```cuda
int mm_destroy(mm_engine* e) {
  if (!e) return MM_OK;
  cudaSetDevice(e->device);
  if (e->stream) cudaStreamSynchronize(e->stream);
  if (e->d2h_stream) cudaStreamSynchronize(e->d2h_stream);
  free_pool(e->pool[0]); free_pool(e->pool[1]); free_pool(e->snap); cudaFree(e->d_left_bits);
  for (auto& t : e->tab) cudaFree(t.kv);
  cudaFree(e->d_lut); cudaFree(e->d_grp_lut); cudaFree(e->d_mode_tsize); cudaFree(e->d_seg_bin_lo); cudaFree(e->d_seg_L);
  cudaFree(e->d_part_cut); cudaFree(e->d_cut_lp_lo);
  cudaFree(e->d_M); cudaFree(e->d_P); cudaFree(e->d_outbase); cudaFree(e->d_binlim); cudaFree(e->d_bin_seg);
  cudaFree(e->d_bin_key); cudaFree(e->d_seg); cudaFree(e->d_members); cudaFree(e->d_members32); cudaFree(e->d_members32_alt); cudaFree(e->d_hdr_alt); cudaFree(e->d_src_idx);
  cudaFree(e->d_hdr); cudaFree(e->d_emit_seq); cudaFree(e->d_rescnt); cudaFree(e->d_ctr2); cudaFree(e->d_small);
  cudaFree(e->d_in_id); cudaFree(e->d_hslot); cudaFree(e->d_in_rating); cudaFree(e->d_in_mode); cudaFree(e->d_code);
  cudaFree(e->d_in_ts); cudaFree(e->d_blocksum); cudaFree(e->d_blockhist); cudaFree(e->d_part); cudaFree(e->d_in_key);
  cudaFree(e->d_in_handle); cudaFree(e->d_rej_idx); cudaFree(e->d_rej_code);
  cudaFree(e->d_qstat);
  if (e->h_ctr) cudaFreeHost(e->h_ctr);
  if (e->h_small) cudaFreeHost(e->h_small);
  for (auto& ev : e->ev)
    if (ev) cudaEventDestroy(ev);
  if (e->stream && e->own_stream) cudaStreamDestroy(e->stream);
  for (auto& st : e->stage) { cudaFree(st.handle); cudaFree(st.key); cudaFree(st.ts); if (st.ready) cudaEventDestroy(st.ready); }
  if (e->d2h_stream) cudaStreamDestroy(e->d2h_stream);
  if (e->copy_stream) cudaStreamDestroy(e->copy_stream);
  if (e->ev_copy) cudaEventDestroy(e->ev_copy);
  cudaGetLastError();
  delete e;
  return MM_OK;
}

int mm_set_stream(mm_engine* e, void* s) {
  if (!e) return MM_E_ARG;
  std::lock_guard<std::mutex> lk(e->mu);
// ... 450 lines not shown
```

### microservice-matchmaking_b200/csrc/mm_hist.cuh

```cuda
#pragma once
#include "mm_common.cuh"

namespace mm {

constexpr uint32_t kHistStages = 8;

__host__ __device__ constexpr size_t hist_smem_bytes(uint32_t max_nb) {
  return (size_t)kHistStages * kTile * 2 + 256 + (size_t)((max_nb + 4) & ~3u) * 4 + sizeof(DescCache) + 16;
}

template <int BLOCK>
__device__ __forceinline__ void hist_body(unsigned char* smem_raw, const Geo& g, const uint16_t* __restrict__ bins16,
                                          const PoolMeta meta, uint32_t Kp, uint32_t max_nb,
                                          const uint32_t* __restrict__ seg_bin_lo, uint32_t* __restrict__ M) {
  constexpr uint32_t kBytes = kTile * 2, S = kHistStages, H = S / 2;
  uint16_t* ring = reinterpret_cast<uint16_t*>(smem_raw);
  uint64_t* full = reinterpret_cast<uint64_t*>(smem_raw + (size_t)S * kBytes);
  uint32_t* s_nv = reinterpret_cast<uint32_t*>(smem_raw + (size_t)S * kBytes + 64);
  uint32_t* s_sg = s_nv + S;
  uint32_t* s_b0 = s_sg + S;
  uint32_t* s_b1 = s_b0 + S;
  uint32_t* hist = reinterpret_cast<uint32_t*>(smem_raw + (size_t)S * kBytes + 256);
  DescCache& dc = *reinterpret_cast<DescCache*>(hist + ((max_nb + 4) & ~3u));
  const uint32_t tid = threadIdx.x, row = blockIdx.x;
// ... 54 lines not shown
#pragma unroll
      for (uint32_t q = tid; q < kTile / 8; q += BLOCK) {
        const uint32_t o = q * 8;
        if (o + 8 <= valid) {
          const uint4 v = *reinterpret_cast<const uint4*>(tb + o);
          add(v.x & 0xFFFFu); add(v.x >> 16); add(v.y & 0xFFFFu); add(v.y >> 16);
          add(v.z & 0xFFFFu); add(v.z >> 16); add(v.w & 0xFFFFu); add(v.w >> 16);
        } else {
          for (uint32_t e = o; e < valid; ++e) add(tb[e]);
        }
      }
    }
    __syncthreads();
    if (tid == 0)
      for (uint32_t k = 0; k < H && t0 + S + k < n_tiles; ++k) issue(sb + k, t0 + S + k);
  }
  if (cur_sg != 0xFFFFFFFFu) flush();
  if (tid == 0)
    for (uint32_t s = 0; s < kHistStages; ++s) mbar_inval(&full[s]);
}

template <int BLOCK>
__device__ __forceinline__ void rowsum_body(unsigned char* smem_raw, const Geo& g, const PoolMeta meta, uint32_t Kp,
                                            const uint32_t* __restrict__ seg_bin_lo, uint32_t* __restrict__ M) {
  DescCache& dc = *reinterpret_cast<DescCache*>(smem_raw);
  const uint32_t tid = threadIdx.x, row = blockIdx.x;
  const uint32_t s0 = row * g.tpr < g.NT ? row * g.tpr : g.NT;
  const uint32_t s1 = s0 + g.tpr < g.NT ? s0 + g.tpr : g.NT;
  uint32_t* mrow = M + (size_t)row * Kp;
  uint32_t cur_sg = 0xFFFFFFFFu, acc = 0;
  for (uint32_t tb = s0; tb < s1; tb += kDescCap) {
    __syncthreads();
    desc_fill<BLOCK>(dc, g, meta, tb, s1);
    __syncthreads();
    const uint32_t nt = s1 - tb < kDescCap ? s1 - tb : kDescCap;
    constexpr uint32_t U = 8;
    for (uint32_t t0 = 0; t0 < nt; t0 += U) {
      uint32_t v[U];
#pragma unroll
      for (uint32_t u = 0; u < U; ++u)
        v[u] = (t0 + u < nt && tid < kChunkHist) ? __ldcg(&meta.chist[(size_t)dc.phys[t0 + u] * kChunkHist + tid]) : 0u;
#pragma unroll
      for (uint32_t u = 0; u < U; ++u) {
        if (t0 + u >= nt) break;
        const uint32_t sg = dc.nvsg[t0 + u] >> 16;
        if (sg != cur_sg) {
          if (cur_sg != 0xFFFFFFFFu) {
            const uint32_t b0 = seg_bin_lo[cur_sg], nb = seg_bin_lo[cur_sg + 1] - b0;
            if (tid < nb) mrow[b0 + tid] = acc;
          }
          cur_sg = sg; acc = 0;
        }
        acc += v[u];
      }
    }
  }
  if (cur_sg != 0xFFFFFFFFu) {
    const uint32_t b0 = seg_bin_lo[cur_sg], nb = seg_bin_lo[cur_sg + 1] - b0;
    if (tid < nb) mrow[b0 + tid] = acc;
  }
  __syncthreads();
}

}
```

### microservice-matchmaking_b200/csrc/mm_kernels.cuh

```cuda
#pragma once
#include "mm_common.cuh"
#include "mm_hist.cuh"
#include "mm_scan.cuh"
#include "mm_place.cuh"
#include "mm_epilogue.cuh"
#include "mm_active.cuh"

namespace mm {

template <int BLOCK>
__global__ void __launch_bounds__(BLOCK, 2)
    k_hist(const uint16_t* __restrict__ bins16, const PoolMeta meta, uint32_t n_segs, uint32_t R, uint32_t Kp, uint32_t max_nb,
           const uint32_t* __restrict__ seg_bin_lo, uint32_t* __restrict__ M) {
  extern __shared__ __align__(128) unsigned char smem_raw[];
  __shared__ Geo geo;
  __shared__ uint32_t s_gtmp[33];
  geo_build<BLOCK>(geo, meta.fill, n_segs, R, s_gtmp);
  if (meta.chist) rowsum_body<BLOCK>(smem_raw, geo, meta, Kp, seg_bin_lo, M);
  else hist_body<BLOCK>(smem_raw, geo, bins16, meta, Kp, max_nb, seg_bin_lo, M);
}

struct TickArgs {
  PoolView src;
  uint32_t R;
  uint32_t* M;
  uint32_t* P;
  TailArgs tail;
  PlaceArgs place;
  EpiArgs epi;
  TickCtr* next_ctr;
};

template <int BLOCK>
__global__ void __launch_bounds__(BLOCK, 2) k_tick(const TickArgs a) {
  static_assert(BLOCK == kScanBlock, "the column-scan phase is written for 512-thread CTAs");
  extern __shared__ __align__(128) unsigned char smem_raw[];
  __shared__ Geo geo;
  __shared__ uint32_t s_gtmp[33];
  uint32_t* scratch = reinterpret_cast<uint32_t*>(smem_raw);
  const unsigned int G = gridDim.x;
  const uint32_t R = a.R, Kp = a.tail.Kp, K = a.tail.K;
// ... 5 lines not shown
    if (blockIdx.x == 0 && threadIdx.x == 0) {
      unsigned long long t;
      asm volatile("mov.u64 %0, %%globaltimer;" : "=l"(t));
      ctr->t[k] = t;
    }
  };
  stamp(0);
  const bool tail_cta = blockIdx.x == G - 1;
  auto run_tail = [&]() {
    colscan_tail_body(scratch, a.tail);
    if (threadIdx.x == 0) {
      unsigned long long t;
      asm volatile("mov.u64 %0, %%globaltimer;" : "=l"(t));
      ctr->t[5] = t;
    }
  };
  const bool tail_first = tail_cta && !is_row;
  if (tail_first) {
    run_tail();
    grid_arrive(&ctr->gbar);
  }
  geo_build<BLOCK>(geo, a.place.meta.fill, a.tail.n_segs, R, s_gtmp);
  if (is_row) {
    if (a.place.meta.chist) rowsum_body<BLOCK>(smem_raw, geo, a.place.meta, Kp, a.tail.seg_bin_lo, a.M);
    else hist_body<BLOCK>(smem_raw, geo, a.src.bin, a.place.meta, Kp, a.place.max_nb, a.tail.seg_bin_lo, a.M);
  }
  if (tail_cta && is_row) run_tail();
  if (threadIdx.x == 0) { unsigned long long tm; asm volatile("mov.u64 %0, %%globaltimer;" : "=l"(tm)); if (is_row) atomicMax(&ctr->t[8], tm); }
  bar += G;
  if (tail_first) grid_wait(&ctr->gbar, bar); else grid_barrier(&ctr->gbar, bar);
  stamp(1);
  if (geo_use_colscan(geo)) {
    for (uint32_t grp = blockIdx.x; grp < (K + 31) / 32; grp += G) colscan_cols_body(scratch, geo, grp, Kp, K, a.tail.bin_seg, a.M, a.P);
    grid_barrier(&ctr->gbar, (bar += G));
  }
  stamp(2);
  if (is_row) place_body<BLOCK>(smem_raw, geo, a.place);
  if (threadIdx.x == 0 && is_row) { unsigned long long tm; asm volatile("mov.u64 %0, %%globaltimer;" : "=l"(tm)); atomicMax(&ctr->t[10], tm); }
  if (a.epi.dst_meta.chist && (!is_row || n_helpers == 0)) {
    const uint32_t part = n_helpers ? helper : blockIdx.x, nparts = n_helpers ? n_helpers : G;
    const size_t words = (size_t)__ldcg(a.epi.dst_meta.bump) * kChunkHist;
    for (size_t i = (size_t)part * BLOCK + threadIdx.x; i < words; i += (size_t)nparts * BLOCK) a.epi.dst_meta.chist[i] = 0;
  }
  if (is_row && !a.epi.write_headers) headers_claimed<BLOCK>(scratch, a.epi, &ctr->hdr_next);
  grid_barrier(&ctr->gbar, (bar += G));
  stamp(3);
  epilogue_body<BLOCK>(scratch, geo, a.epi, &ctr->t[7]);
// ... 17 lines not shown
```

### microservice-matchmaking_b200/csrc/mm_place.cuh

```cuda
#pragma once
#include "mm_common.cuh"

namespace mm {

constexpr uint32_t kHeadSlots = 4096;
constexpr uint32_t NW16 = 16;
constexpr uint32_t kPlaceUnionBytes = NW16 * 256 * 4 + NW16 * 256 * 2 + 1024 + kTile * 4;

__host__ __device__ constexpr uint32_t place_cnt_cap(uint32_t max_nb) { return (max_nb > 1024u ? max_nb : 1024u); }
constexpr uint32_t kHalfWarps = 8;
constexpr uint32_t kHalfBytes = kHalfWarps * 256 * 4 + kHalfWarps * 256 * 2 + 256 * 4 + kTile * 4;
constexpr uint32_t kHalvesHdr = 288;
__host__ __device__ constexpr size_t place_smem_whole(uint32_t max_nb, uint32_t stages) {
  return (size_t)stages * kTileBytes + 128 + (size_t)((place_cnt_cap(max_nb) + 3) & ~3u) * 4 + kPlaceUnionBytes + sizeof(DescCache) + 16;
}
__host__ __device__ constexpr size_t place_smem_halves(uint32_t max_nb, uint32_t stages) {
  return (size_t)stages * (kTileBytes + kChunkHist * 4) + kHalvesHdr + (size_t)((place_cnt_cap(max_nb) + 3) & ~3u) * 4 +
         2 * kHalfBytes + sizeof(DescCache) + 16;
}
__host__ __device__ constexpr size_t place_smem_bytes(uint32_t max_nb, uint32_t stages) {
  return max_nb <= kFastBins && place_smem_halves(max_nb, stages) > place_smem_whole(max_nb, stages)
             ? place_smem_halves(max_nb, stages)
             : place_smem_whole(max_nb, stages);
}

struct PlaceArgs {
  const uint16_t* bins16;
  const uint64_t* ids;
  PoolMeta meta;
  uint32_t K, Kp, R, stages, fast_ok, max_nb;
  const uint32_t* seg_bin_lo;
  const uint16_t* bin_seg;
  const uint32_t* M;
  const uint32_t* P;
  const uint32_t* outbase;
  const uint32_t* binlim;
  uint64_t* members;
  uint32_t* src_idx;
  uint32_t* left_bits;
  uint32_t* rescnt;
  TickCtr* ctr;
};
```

==================================================

**TASK OBJECTIVE:**
From the data above, gather every line that includes the word "PoolMeta".

**WORKED SOLUTION:**
                                          const PoolMeta meta, uint32_t Kp, uint32_t max_nb,
__device__ __forceinline__ void rowsum_body(unsigned char* smem_raw, const Geo& g, const PoolMeta meta, uint32_t Kp,
    k_hist(const uint16_t* __restrict__ bins16, const PoolMeta meta, uint32_t n_segs, uint32_t R, uint32_t Kp, uint32_t max_nb,
  PoolMeta meta;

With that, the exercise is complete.